The use-caller-identity element specifies that the caller's security identity be used as the security identity for the execution of methods of the enterprise bean. Another option is to use a run-as element to specify that a run-as identity can be used to invoke the bean's methods, as we will show later.
The method element of method-permission specifies the security permissions for one or more methods in a bean.
You can specify permissions using one or more role-name elements—one for each role that is allowed to access the method.

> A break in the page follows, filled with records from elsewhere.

#ifndef PV_LABEL_MAX_CELLS
#define PV_LABEL_MAX_CELLS (1100 * 1100)
// ... 453 lines not shown
                      kGuard >= K_ + residentExtraRows(K_, rxi_) && T_ >= 1;
        if (useResident) {
            const int cap = residentMaxBlocks(K_, rxi_, device_);
            residentBudget_ = cap * 3 / 4;
            if (ntiles > std::min(residentBudget_, kResidentMaxTiles)) useResident = false;
        }
        resFlagWords_ = useResident ? ntiles + 2 : 0;
        bool& windowOk = caps_.windowOk;
        windowOk = opt_.residentWindow != 0 && !useResident && K_ == 12 && rxi_ == 36 && residentConfigOk(K_, 12) &&
                    wi_ == 64 - 2 * K_ && kGuard >= K_ + residentExtraRows(K_, 12) && !opt_.streaming && !isSlab() && T_ >= 1;
        if (windowOk) {
            residentBudget_ = residentMaxBlocks(K_, 12, device_) * 3 / 4;
            resFlagWords_ = std::min(residentBudget_, kResidentMaxTiles) + 2;
            if (residentBudget_ < 3) windowOk = false;
        }
        if (resFlagWords_ > 0 && !dalloc(&resFlags_, (size_t)resFlagWords_, true)) return false;
        if (useResident) {
            static std::atomic<int> turn{0};
            xcdTarget_ = turn.fetch_add(1) & 7;
            if (const char* e = std::getenv("PLANEVERB_AMD_RESIDENT_XCD_TARGET")) xcdTarget_ = std::atoi(e);
            if (const char* e = std::getenv("PLANEVERB_AMD_RESIDENT_XCD")) {
                xcdOk_ = std::atoi(e) != 0;
                if (std::atoi(e) > 1) kResidentXcdMaxTiles = std::min(std::atoi(e), 128);
            }
        }
    }

    {
        const bool wanted = opt_.fusedAnalysis > 0;
        if (wanted && !fusedAnalysisBuilt())
// ... 62 lines not shown
    for (float* p : sState_)
        if (p) hipFree(p);
    if (sOnset_) hipFree(sOnset_);
    if (tileOpen_) hipFree(tileOpen_);
    if (tileMarks_) hipFree(tileMarks_);
    if (tileEmit_) hipFree(tileEmit_);
    for (void* p : {(void*)classStream_, (void*)ringOpen_, (void*)cellsOpen2_, (void*)openList_, (void*)openCount_, (void*)ringList_})
        if (p) hipFree(p);
    if (ringHost_) hipHostFree(ringHost_);
    if (idleHost_) hipHostFree(idleHost_);
    releaseResident();
#ifdef PV_RESIDENT_TRACE
    if (caps_.useResident) residentDumpTrace();
#endif
    if (resFlags_) hipFree(resFlags_);
    if (metrics_) hipFree(metrics_);
    for (auto& e : metricsEv_)
        if (e) hipEventDestroy(e);
    if (layerList_) hipFree(layerList_);
    if (layerTab_) hipFree(layerTab_);
    if (px_[0]) hipFree(px_[0]);
    if (emCells_) hipFree(emCells_);
    if (emTrace_) hipFree(emTrace_);
    void* ptrs[] = {coef_,      matDev_, pulseDev_, hist_,  tileFirst_, tileClass_, generalList_,
                    generalCount_, dynDev_, errFlag_, res8_,     delay_, scratch_, res_, activeCount_, win8_, unitList_, fusedCtl_, labelDev_, nearBox_,
                    histAbove_, histEdge_, tileDead_, deadCount_, matBaseDev_, shapeDev_};
    for (void* p : ptrs)
        if (p) hipFree(p);
    for (size_t b = 1; b < bandStream_.size(); ++b)
        if (bandStream_[b]) {
// ... 454 lines not shown
    {
        const char* e = getenv("PLANEVERB_AMD_GENERAL_PACKED");
        const long long nt = (long long)geo_.ntx * geo_.nty;
        stepWhich_ = 4 | (((e ? atoi(e) != 0 : (long long)count * 100 >= 8 * nt)) ? kStepGeneralPacked : 0);
    }
    if (airChanged) {
        enclosures_.clear();
        windowOff_ = false;
    }
    if ((airChanged || !labelsValid_) && !makeLabels()) return false;
    mat_.clearDirty();
    geometryDirty_ = false;
    boundaryDirty_ = false;
    layerDirty_ = false;
    planesDirty_ = true;
    dynValid_ = false;
    dropGraph();
    tim_.geometryMs =
        std::chrono::duration<float, std::milli>(std::chrono::steady_clock::now() - t0).count();
    return true;
}

bool Solver::makeLabels() {
    const size_t n = (size_t)g_.NX * g_.NY;
    if (isSlab() || opt_.streaming || opt_.skipAnalysis || n > (size_t)PV_LABEL_MAX_CELLS) return labelsValid_ = true;
    if (!labelDev_ && !dalloc(&labelDev_, n, false)) return false;
    labelHost_.assign(n, -1);
    std::vector<int> stack;
    int next = 0;
    const int NX = g_.NX, NY = g_.NY;
// ... 311 lines not shown
    if (!e || !e->found) return false;
    const DynParams& d = dynCur_;
    if (e->ti0 < d.histTileX0 || e->ti0 + e->tis > d.histTileX0 + d.histTilesX || e->tj0 < d.histTileY0 ||
        e->tj0 + e->tjs > d.histTileY0 + d.histTilesY || e->ti0 + e->tis > geo_.ntx || e->tj0 + e->tjs > geo_.nty)
        return false;
    const int blocks = 3 * e->tis * e->tjs;
    if (blocks > std::min(residentBudget_, kResidentMaxTiles)) return false;
    if (!reserveBlocks(residentInFlight(device_), blocks, residentBudget_, &residentHeld_)) return false;
    win[0] = e->ti0;
    win[1] = e->tis;
    win[2] = e->tj0;
    win[3] = e->tjs;
    return true;
}

void Solver::enqueueWindowRun(const int win[4]) {
    enqueueBeginRun(true);
    launchResidentRun(12, win);
    for (int i = 0; i < 4; ++i) reachRect_[i] = win[i];
}

void Solver::launchResidentRun(int tileRows, const int* win) {
    if (stampTimed()) stampsHost_[0] = stampsHost_[1] = stampsHost_[2] = 0ull;
    launchResident(K_, tileRows, residentArgs(win), stream_);
    tim_.stepLaunches = ceilDiv(T_, K_);
    cur_ = tim_.stepLaunches & 1;
}
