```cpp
int act_emd_max_points(void);
int act_emd_fwd_f32(const float* xyz1, const float* xyz2, int B, int N, float eps_final, int max_rounds, float* dist, int32_t* assignment,
                    int32_t* info, act_stream_t stream);
int act_emd_fwd_ex_f32(const float* xyz1, const float* xyz2, int B, int N, float eps_final, int max_rounds, float* dist, int32_t* assignment,
                       int32_t* info, uint64_t* evals, act_stream_t stream);
int act_emd_wave_max_points(void);
int act_emd_wave_fwd_f32(const float* xyz1, const float* xyz2, int B, int N, float eps_final, float eps_rel, int max_bids, float* dist,
                         int32_t* assignment, int32_t* info, float* eps_used, act_stream_t stream);
int act_emd_bwd_f32(const float* xyz1, const float* xyz2, const int32_t* assignment, const float* grad_dist, int B, int N, float* gx1,
                    float* gx2, act_stream_t stream);

int act_ball_query_f32(const float* xyz, const float* new_xyz, int B, int N, int S, float radius, int nsample, int inclusive, int32_t* idx,
                       int32_t* cnt, act_stream_t stream);
int act_group_rows_fwd_f32(const float* xyz, const float* new_xyz, const float* feat, const int32_t* idx, int B, int N, int S, int nsample, int D,
                           int use_xyz, float* rows, act_stream_t stream);
size_t act_group_rows_bwd_workspace(int B, int N, int S, int nsample);
int act_group_rows_bwd_f32(const float* drows, const int32_t* idx, int B, int N, int S, int nsample, int D, int use_xyz, float* dfeat,
                           void* workspace, size_t workspace_bytes, act_stream_t stream);
int act_group_gather_f32(const float* features, const int32_t* idx, int B, int C, int N, int S, int nsample, float* out, act_stream_t stream);
int act_group_gather_bwd_f32(const float* dout, const int32_t* idx, int B, int C, int N, int S, int nsample, float* dfeatures, void* workspace,
// ... 30 lines not shown
```

Baseline: 7036.

## Run frozen PointNet tokenizer's last conv as f16x3 MFMA GEMM with fused group max

For the frozen tokenizer PointNet in no-grad training mode, the final 512->C conv now runs through a new f16x3 split-precision MFMA GEMM. That kernel loads f32 activations, applies the BN2 affine and ReLU, and splits them into f16 planes on load. Its epilogue reduces the per-group max directly, so the f32 FMA GEMM path is replaced with tensor-core work and no intermediate activation planes are written. Weight planes and activation scales are cached per module. The cost is a three-product f16 approximation whose accuracy depends on a scale bound derived from the BN parameters.

```diff
diff --git a/act_amd/_abi.py b/act_amd/_abi.py
--- a/act_amd/_abi.py
+++ b/act_amd/_abi.py
@@ -68,6 +68,10 @@
 
 class DgcnnF16x3(ctypes.Structure):
     _fields_ = [("w5_planes", _vp), ("w5_inv_scale", _vp), ("a_scale", _f), ("a_planes", _vp), ("a_planes_elems", _sz)]
+
+
+class PointnetF16x3(ctypes.Structure):
+    _fields_ = [("c4_planes", _vp), ("c4_inv_scale", _vp), ("a_scale", _f)]
 
 
 class AugmentOp(ctypes.Structure):
@@ -80,6 +84,7 @@
     "act_prefix_vit_t": PrefixVit, "act_vit_bf16x3_t": VitBf16x3, "act_vit_f16x3_t": VitF16x3,
     "act_pointnet_params_t": PointnetParams,
     "act_pointnet_grads_t": PointnetGrads, "act_pointnet_dims_t": PointnetDims, "act_dgcnn_t": Dgcnn, "act_dgcnn_f16x3_t": DgcnnF16x3,
+    "act_pointnet_f16x3_t": PointnetF16x3,
     "act_augment_op_t": AugmentOp,
 }
 
@@ -172,6 +177,10 @@
     "act_sgemm_nt_f16x3_planes_tile_f32": [_i, _i, _i, _vp, _vp, _f, _vp, _vp, _vp, _vp, _i, _vp, _vp, _f, _epi, _vp, _i],
     "act_layernorm_fwd_f16_planes_f32": [_vp, _vp, _vp, _vp, _vp, _vp, _vp, _vp, _f, _vp, _vp, _i, _i, _f, _vp],
     "act_attention_fwd_prefix_f16_planes_f32": [_vp, _i, _vp, _i, _vp, _vp, _vp, _f, _vp, _i, _i, _i, _f, _vp],
+    "act_split_f16x2_affine_relu_f32": [_vp, _i, _i, _i, _vp, _vp, _f, _vp, _vp, _vp],
+    "act_sgemm_nt_f16x3_gmax_supported": [_i, _i, _i, _i],
+    "act_sgemm_nt_f16x3_gmax_pick_tile": [_i, _i, _i, _i],
+    "act_sgemm_nt_f16x3_gmax_f32": [_i, _i, _i, _vp, _i, _vp, _vp, _vp, _vp, _f, _vp, _vp, _vp, _vp, _i, _vp, _i, _i, _vp],
     "act_gemm_tune_set": [_i] * 7,
     "act_gemm_tune_get": [_i] * 5 + [_P(_i), _P(_i)],
     "act_gemm_tune_clear": [],
@@ -207,6 +216,7 @@
     "act_pointnet_saved_floats": (_sz, [_pnd]),
     "act_pointnet_fwd_f32": [_pnd, _pnp, _vp, _i, _i, _vp, _vp, _vp, _sz, _vp],
     "act_pointnet_fwd_groups_f32": [_pnd, _pnp, _vp, _i, _i, _vp, _vp, _vp, _i, _vp, _sz, _vp],
+    "act_pointnet_fwd_groups_f16x3_f32": [_pnd, _pnp, _P(PointnetF16x3), _vp, _i, _i, _vp, _vp, _vp, _i, _vp, _sz, _vp],
     "act_pointnet_bwd_scratch_floats": (_sz, [_pnd]),
     "act_pointnet_bwd_f32": [_pnd, _pnp, _vp, _vp, _vp, _P(PointnetGrads), _vp, _vp, _sz, _vp],
     "act_dgcnn_scratch_floats": (_sz, [_P(Dgcnn)]),
diff --git a/act_amd/composite.py b/act_amd/composite.py
--- a/act_amd/composite.py
+++ b/act_amd/composite.py
@@ -8,6 +8,7 @@
 from . import _C
 from . import kernels as K
 from ._abi import BlockDims, BlockParams, BlockStack, Dgcnn, PointnetDims, PointnetGrads, PointnetParams, PrefixVit, VitBf16x3, VitF16x3, DgcnnF16x3
+from ._abi import PointnetF16x3
 from ._abi import GemmFx
 
 lib, check = _C.lib, _C.check
@@ -251,6 +252,8 @@
 TEACHER_F16X3 = os.environ.get("ACT_TEACHER_F16X3", "1") != "0"
 _VIT_F16 = weakref.WeakKeyDictionary()
 TOKENIZER_F16X3 = os.environ.get("ACT_TOKENIZER_F16X3", "1") != "0"
+TOKENIZER_PN_F16X3 = os.environ.get("ACT_TOKENIZER_PN_F16X3", "1") != "0"
+_PN_F16 = weakref.WeakKeyDictionary()
 _DGCNN_F16 = weakref.WeakKeyDictionary()
 
 
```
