extern "C" int bsx_set_waves_per_cu(int w) { g_waves_per_cu = w; return BSX_OK; }
extern "C" int bsx_set_heavy_threshold(int t) { g_heavy_threshold = t < 0 ? 0 : t; return BSX_OK; }
static uint32_t heavy_threshold_for(const bsx_params &p) { return g_heavy_threshold > 0 ? (uint32_t)g_heavy_threshold : (p.rrbs ? 2048u : 32768u); }
static bool g_user_limits = false;
static uint32_t g_hcap = 24576, g_task_cap = 1048576;
extern "C" int bsx_set_heavy_limits(uint32_t units_per_round, uint32_t task_pool)
// ... 234 lines not shown
    uint32_t tail_tasks = 16384, tail_grid_tasks = 4096;
    uint32_t bin_shift = 0, n_bins = 1;
    hipEvent_t ev_sync = nullptr, ev_wait = nullptr;
    std::vector<hipEvent_t> scan_ev;
    size_t scan_ev_used = 0;
    hipEvent_t ev0 = nullptr, ev1 = nullptr;
    uint8_t *d_seq[2] = {nullptr, nullptr}, *d_qual[2] = {nullptr, nullptr};
    uint64_t *d_off[2] = {nullptr, nullptr};
    size_t seq_cap[2] = {0, 0};
    bsx_hit *d_hits = nullptr;
    bsx_pair *d_pairs = nullptr;
    bsx_class_counts *d_cc[2] = {nullptr, nullptr};
    uint16_t *d_npairs = nullptr;
    uint8_t *d_scratch = nullptr, *d_dbg = nullptr;
    uint32_t *d_cycles = nullptr;
    uint32_t *d_heavy_list = nullptr, *d_heavy_count = nullptr;
    uint8_t *d_hstate = nullptr, *d_hslabs = nullptr, *d_htasks = nullptr, *d_htout = nullptr;
    uint32_t *d_hactive[2] = {nullptr, nullptr}, *d_hcnt = nullptr;
    uint32_t hcap = 0, task_cap = 0;
    bool sig_hist = false;
    bool same_kernel = false;
    uint32_t same_d = 0;
    uint32_t same_r = 0;
    bool sector_stats = false;
    uint32_t xcd_map = 128;
    uint32_t *h_pinned = nullptr;
    int n_cu = 0;
    uint32_t last_heavy = 0, last_heavy_iters = 0, last_redo = 0;
    size_t scratch_bytes = 0;
    uint32_t *d_queue = nullptr;
    uint64_t *d_counters = nullptr, *d_scan_stats = nullptr;
    uint64_t slab_bytes = 0, hslab_bytes = 0;
    uint32_t *d_redo = nullptr;
    uint32_t rowcap = 0, hkcap = 0;
    int grid_blocks = 0;
    std::vector<hipEvent_t> ctrl_ev;
    size_t ctrl_ev_used = 0;
    hipEvent_t ev_align = nullptr;
    bool stage_timing = false;
    uint32_t *d_ah_pool = nullptr;
    uint64_t ah_cap = 0;
    uint64_t *d_ah_ctl = nullptr;
    bsx_span *d_ah_spans = nullptr;
    uint32_t run_first = 0, run_units = 0;
    bool ah_ran = false;
    bool ran = false;
// ... 135 lines not shown
    }
    if (!b->d_heavy_list) {
        const BatchPlan pl = plan_batch(b->ref->P, b->paired, b->max_units, b->ref->n_entries, prop.multiProcessorCount, blocks_per_cu, b->n_groups, b->debug != 0);
        b->hcap = pl.hcap; b->task_cap = pl.task_cap;
        HIP_TRY(hipMalloc((void **)&b->d_heavy_list, ((size_t)b->max_units + 1) * 4));
        HIP_TRY(hipMalloc((void **)&b->d_heavy_count, 256));
        HIP_TRY(hipHostMalloc((void **)&b->h_pinned, 1024, hipHostMallocDefault));
        HIP_TRY(hipMalloc((void **)&b->d_redo, ((size_t)b->max_units + 1) * 4));
        HIP_TRY(hipMalloc((void **)&b->d_hcnt, (size_t)BSX_MAX_GROUPS * 2 * BSX_HCNT_BLOCK * 4));
        b->bin_shift = pl.bin_shift; b->n_bins = pl.n_bins;
        auto free_pools = [&]() {
            void **ptrs[] = {(void **)&b->d_hstate, (void **)&b->d_hslabs, (void **)&b->d_htasks, (void **)&b->d_htout, (void **)&b->d_hactive[0], (void **)&b->d_hactive[1]};
            for (void **q : ptrs) { if (*q) (void)hipFree(*q); *q = nullptr; }
            for (int g = 0; g < b->n_groups; g++) {
                bsx_batch::Group &q = b->grp[g];
                void **gp[] = {(void **)&q.d_bins, (void **)&q.d_bstart, (void **)&q.d_chunk_tot, (void **)&q.d_rank, (void **)&q.d_order, (void **)&q.d_glist};
                for (void **x : gp) { if (*x) (void)hipFree(*x); *x = nullptr; }
            }
        };
        const int same_env0 = getenv("BSX_SAME") ? atoi(getenv("BSX_SAME")) : 1;
        const bool same_kernel = b->same_kernel = b->ref->P.rrbs ? same_env0 == 2 : same_env0 != 0;
        b->same_d = getenv("BSX_SAME_D") ? (uint32_t)std::min<long>(std::max<long>(0, atol(getenv("BSX_SAME_D"))), (long)bsx_same_d_max()) : bsx_same_d_max();
        b->same_r = getenv("BSX_SAME_R") ? (uint32_t)std::min<long>(std::max<long>(1, atol(getenv("BSX_SAME_R"))), (long)bsx_same_r_max()) : bsx_same_r_max();
        auto alloc_pools = [&]() -> hipError_t {
            hipError_t e;
#define POOL_TRY(x) do { if ((e = (x)) != hipSuccess) return e; } while (0)
            POOL_TRY(hipMalloc((void **)&b->d_hstate, (size_t)b->hcap * bsx_hstate_bytes()));
            POOL_TRY(hipMalloc((void **)&b->d_hslabs, (size_t)b->hcap * b->hslab_bytes));
            POOL_TRY(hipMalloc((void **)&b->d_htasks, (size_t)b->task_cap * bsx_htask_bytes()));
            POOL_TRY(hipMalloc((void **)&b->d_htout, (size_t)b->task_cap * bsx_htaskout_bytes()));
            for (int k = 0; k < 2; k++) POOL_TRY(hipMalloc((void **)&b->d_hactive[k], (size_t)b->hcap * 4));
            const uint32_t tcap = b->task_cap / (uint32_t)b->n_groups;
            for (int g = 0; g < b->n_groups; g++) {
                bsx_batch::Group &q = b->grp[g];
                POOL_TRY(hipMalloc((void **)&q.d_bins, (size_t)b->n_bins * 4));
                POOL_TRY(hipMalloc((void **)&q.d_bstart, (size_t)b->n_bins * 4));
                POOL_TRY(hipMalloc((void **)&q.d_chunk_tot, (size_t)bsx_bin_chunks(b->n_bins) * 4));
                POOL_TRY(hipMalloc((void **)&q.d_rank, (size_t)tcap * 4));
                POOL_TRY(hipMalloc((void **)&q.d_order, (size_t)tcap * 4));
                if (same_kernel) POOL_TRY(hipMalloc((void **)&q.d_glist, ((size_t)tcap + 4) * 4));
            }
#undef POOL_TRY
            return hipSuccess;
        };
        const uint64_t reserve = g_pool_reserve ? g_pool_reserve : ((4ull << 30) + pl.scratch_bytes + pl.per_unit_bytes);
        for (int attempt = 0;; attempt++) {
// ... 371 lines not shown
        const uint32_t n_rounds = (n_heavy + b->hcap - 1) / b->hcap, per_round = n_rounds ? (n_heavy + n_rounds - 1) / n_rounds : 0;
        for (uint32_t base = 0; base < n_heavy; base += per_round) {
            const uint32_t n_round = std::min(per_round, n_heavy - base);
            Group G[BSX_MAX_GROUPS];
            HIP_TRY(hipEventRecord(b->ev_sync, b->stream));
            auto enqueue_pass = [&](int g) -> int {
                Group &q = G[g];
                bsx_batch::Group &hw = b->grp[g];
                uint32_t *in = q.blk[q.cur], *out = q.blk[q.cur ^ 1];
                const bool fresh = q.passes == 0;
                if (fresh) {
                    HIP_TRY(hipStreamWaitEvent(hw.s_ctrl, b->ev_sync, 0));
                    HIP_TRY(hipMemsetAsync(out, 0, (size_t)BSX_HCNT_BLOCK * 4, hw.s_ctrl));
                } else HIP_TRY(hipStreamWaitEvent(hw.s_ctrl, hw.ev_scan, 0));
                q.H.active_in = b->d_hactive[q.cur] + q.H.hidx_base; q.H.active_out = b->d_hactive[q.cur ^ 1] + q.H.hidx_base;
                q.H.n_active_in_ptr = in; q.H.n_active_in = q.n0; q.H.n_active_out = out; q.H.n_tasks = out + BSX_HCNT_TASKS; q.H.queue = out + BSX_HCNT_QUEUE;
                q.H.fresh = fresh ? 1 : 0;
                while (b->stage_timing && b->ctrl_ev_used + 3 > b->ctrl_ev.size()) { hipEvent_t ev_new = nullptr; HIP_TRY(hipEventCreate(&ev_new)); b->ctrl_ev.push_back(ev_new); }
                if (b->stage_timing) HIP_TRY(hipEventRecord(b->ctrl_ev[b->ctrl_ev_used], hw.s_ctrl));
                bsx_launch_hctrl(A, q.H, b->paired, (int)std::min<uint32_t>((q.n0 + 3) / 4, (uint32_t)b->n_cu * b->hctrl_blocks_per_cu), hw.s_ctrl, ah);
                HIP_TRY(hipGetLastError());
                if (b->stage_timing) HIP_TRY(hipEventRecord(b->ctrl_ev[b->ctrl_ev_used + 1], hw.s_ctrl));
                q.H.order = hw.d_order; q.H.xcd_map = b->xcd_map; q.H.ghead = hw.d_rank; q.H.glist = hw.d_glist;
                bsx_launch_task_order(q.H, b->bin_shift, b->n_bins, hw.d_bins, hw.d_bstart, hw.d_chunk_tot, hw.d_rank, hw.d_order, in, hw.s_ctrl, spread, same_scan, b->same_d, b->same_r);
                if (b->stage_timing) { HIP_TRY(hipEventRecord(b->ctrl_ev[b->ctrl_ev_used + 2], hw.s_ctrl)); b->ctrl_ev_used += 3; }
                if (b->sig_hist) bsx_sig_hist_pass(q.H, hw.s_ctrl);
                hipStream_t s_scan = b->stream;
                if (q.tail) s_scan = hw.s_ctrl;
                else {
                    HIP_TRY(hipEventRecord(hw.ev_ctrl, hw.s_ctrl));
                    HIP_TRY(hipStreamWaitEvent(b->stream, hw.ev_ctrl, 0));
                }
                if (b->scan_ev_used + 2 > b->scan_ev.size()) {
                    hipEvent_t e0, e1;
                    HIP_TRY(hipEventCreate(&e0)); HIP_TRY(hipEventCreate(&e1));
                    b->scan_ev.push_back(e0); b->scan_ev.push_back(e1);
                }
                HIP_TRY(hipEventRecord(b->scan_ev[b->scan_ev_used], s_scan));
                if (same_scan) bsx_launch_hscan_same(A, q.H, s_scan, q.tail ? b->tail_grid_tasks : 0);
                else if (shared_scan) bsx_launch_hscan_shared(A, q.H, s_scan, q.tail ? b->tail_grid_tasks : 0);
                else bsx_launch_hscan(A, q.H, s_scan, q.tail ? b->tail_grid_tasks : 0);
                HIP_TRY(hipGetLastError());
                if (b->sector_stats) bsx_sector_pass(b->ref, s_scan);
                HIP_TRY(hipEventRecord(b->scan_ev[b->scan_ev_used + 1], s_scan));
                b->scan_ev_used += 2;
                HIP_TRY(hipEventRecord(hw.ev_scan, s_scan));
                q.cur ^= 1; q.passes++;
                b->last_heavy_iters++;
                return BSX_OK;
// ... 147 lines not shown
        std::vector<uint16_t> tmp((size_t)b->n_units * 32);
        HIP_TRY(hipMemcpy(tmp.data(), b->d_npairs, tmp.size() * 2, hipMemcpyDeviceToHost));
        for (uint32_t u = 0; u < b->n_units; u++) memcpy(n_pairs31 + (size_t)u * 31, tmp.data() + (size_t)u * 32, 62);
    }
    return BSX_OK;
}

A single empty role-name element means that the role has no access to the method. You specify unrestricted access permission by using an unchecked element.
The method's ejb-name element specifies the name of the EJB. The method-name element specifies the name of the method. A value of * for method-name corresponds to all methods in the EJB.
A specific method-name corresponds to all methods of that name, including any overloaded methods. To specify a particular method from overloaded methods, use the method-params element.
You can configure method-permission for methods in the bean's Home, Remote, Local, and LocalHome interfaces. To specify the permission for a method in a particular interface, use the method-intf element under method with the corresponding value.
In the given example of the MySessionBean, we have configured:
userMethod to be accessible by ejbuser role
adminMethod to be accessible by ejbadmin role
commonMethod to have unrestricted access
noaccessMethod to be inaccessible by any role
Using annotations to define roles and permissions
In EJB3 enterprise beans, you can configure the bean-level and method-level security by using security annotations. In this section, we discuss the various security annotations (@DeclareRoles, @DenyAll, @PermitAll, and @RolesAllowed) and how they affect the security configuration. Note that we'll discuss the @RunAs annotation later in this chapter.
Defining security roles
You define security roles by using a @DeclareRoles annotation on a bean class, as shown below:
@Stateless
@DeclareRoles({"ejb3user", "ejb3admin"})
public class MyEjb3ServiceBean implements MyEjb3Service {
...
}
In this example, MyEjb3ServiceBean defines two security roles, namely ejb3user and ejb3admin.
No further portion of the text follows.